Almost every emotion we can go through in life is brought to the fore in the experience of Jesus in this Great Week: the joy of dinner in the safety of friends’ home – Mary, Martha and Lazarus; the envy and jealous bitterness of Judas as an onlooker when he saw that very extravagant gift of perfume; the people plotting, conniving and scheming against Jesus; arguments about who was the greatest and who should be in charge; Jesus trying to keep things on track with some good advice and final instructions; Jesus – preoccupied and bewildered, teetering on the brink of a lack of resolve and failure, questioning the meaning and point of it all; and knowing deep down that one of his closest friends was going to turn on him and betray him; a last and very powerful meal together; trying to get away from it all by seeking the peace and solitude on the Mount of Olives; friends promising they wouldn’t let him down but then they do; they fall asleep, it’s all too much for them; lots of prayer, especially in Gethsemane where Jesus wishes it all away and feels tormented.  He is betrayed, arrested, toyed with, tortured, and friends pretend not to know him. There are false accusations and despair, and the feeling that God has abandoned him.  There’s not just one but several trials and people washing their hands of responsibility.  He is mocked and paraded in front of the same crowd. ‘ You’re only as good as your last act’, they say. He is eventually executed and around that cross, there is love, devotion, terror, trust, indifference, exploitation, self-sacrifice, sneering, ridicule and derision – and above all else, immense pain and suffering. He is buried in a hurry as an expediency. Isn’t this almost the totality of our own human experience too?

I am challenged to think of a human emotion that is not in that story and journey.  On Friday there was darkness and desolation – a world that had fallen apart for those who had invested so much in that man, Jesus. It appeared to be a day of complete and forlorn failure. Yesterday was a day of empty waiting and not knowing.  Waiting – hanging around – not knowing – like so much of life that we find hard to cope with.

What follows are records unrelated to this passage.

template <bool LIVE, bool EDGE, bool POS>
__device__ __forceinline__ void column_window(uint32_t* acc, const float* __restrict__ col, bool every_doc,
                                              const SegDev& seg, int win0, int wlen, int first_in, float te, int lane,
                                              uint32_t& hot, uint32_t& my_matches) {
    if (POS && !EDGE && wlen == kWw) {
#pragma unroll
        for (int h = 0; h < kWw / 128; h += 3) {
            float4 v[3];
#pragma unroll
            for (int j = 0; j < 3; j++) v[j] = __ldg(reinterpret_cast<const float4*>(col + win0 + lane * 4 + (h + j) * 128));
#pragma unroll
            for (int j = 0; j < 3; j++) {
                float4* a = reinterpret_cast<float4*>(acc + lane * 4 + (h + j) * 128);
                const float4 o = *a;
                *a = make_float4(__fadd_rn(o.x, v[j].x), __fadd_rn(o.y, v[j].y), __fadd_rn(o.z, v[j].z), __fadd_rn(o.w, v[j].w));
            }
        }
        return;
    }
#pragma unroll 2
    for (int i = lane * 4; i < wlen; i += 128) {
        const int d0 = win0 + i;
        const float4 v = __ldg(reinterpret_cast<const float4*>(col + d0));
        float sv[4] = {v.x, v.y, v.z, v.w};
        const uint4 o4 = *reinterpret_cast<const uint4*>(acc + i);
        uint32_t o[4] = {o4.x, o4.y, o4.z, o4.w};
        bool any_hot = false;
        if (POS) {
#pragma unroll
            for (int q = 0; q < 4; q++) {
                if (EDGE) sv[q] = (i + q >= first_in && i + q < wlen) ? sv[q] : 0.0f;
                o[q] = __float_as_uint(__fadd_rn(__uint_as_float(o[q]), sv[q]));
            }
        } else {
            uint32_t live4 = 0xfu;
            if (LIVE && seg.live) live4 = (uint32_t)(seg.live[d0 >> 6] >> (d0 & 63)) & 0xfu;
#pragma unroll
            for (int q = 0; q < 4; q++) {
                bool present = every_doc || sv[q] != 0.0f;
                if (EDGE) present = present && i + q >= first_in && i + q < wlen;
                const bool fresh = o[q] == kSent;
                const float sum = __fadd_rn(fresh ? 0.0f : __uint_as_float(o[q]), sv[q]);
                o[q] = present ? __float_as_uint(sum) : o[q];
                my_matches += (fresh && present && (!LIVE || ((live4 >> q) & 1u))) ? 1u : 0u;
                any_hot |= present && sum > te;
            }
        }
        *reinterpret_cast<uint4*>(acc + i) = make_uint4(o[0], o[1], o[2], o[3]);
        if (!POS) hot |= any_hot ? 1u << (i >> 5) : 0u;
    }
}

__device__ __forceinline__ uint32_t min1(uint32_t x) {
    uint32_t r;
    asm("min.u32 %0, %1, 1;" : "=r"(r) : "r"(x));
    return r;
}
template <bool LIVE>
__device__ __forceinline__ void count_and_max(const uint4 o, int g, int lane, const uint64_t* __restrict__ live, int win0,
                                              uint32_t& matches, float& mx) {
    if (LIVE && live) {
        uint32_t m4 = (o.x != 0u ? 1u : 0u) | (o.y != 0u ? 2u : 0u) | (o.z != 0u ? 4u : 0u) | (o.w != 0u ? 8u : 0u);
        if (m4) {
            const int d0 = win0 + (g * 32 + lane) * 4;
            uint32_t l4 = 0;
#pragma unroll
            for (int q = 0; q < 4; q++) l4 |= ((live[(d0 + q) >> 6] >> ((d0 + q) & 63)) & 1ull) ? 1u << q : 0u;
            m4 &= l4;
        }
        matches += __popc(m4);
    } else {
        matches += (min1(o.x) + min1(o.y)) + (min1(o.z) + min1(o.w));
    }
    mx = fmaxf(fmaxf(mx, __uint_as_float(o.x)), fmaxf(fmaxf(__uint_as_float(o.y), __uint_as_float(o.z)), __uint_as_float(o.w)));
}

And that brings us to today – early morning – the women trying to do the decent thing as soon as possible – faced with the totally unexpected.  Not knowing how to handle it.  They are perplexed, we are told, and terrified by whatever experience they had.. Not long afterwards, Peter came too, and he was amazed. But his response was very strange – he just headed home.  Very odd. So it is alright to come to Church on Easter Day ‘perplexed’.  That is part of faith too – or amazed. This is how it was explained to them by the messengers:

 ‘Why do you look for the living among the dead? He is not here, but has risen.Remember how he told you, while he was still in Galilee, that the Son of Man must be handed over to sinners, and be crucified, and on the third day rise again.’ (Luke 24.5b-7)

What we have here too in these short affirmations about the Easter faith seems very close to what Peter preached – we heard it in Acts – our first reading today – the earliest preaching of the Church:

‘You know the message he sent to the people of Israel, preaching peace by Jesus Christ—he is Lord of all. That message spread throughout Judea, beginning in Galilee after the baptism that John announced: how God anointed Jesus of Nazareth with the Holy Spirit and with power; how he went about doing good and healing all who were oppressed by the devil, for God was with him. We are witnesses to all that he did both in Judea and in Jerusalem. They put him to death by hanging him on a tree; but God raised him on the third day and allowed him to appear,…’ 

That’s the kernel of our faith that gives us joy and hope today.  Holy Week and Easter invite us to live the story and, to see in this story, not only the story of Jesus and those who were there, but our own story and emotions on our life journey too. And we are invited to come today at this healing high point of the story and to discover here the solidarity, love, joy and grace of God’s love for us.  

That is what empowers and  enables us to proclaim ‘Christ is risen!’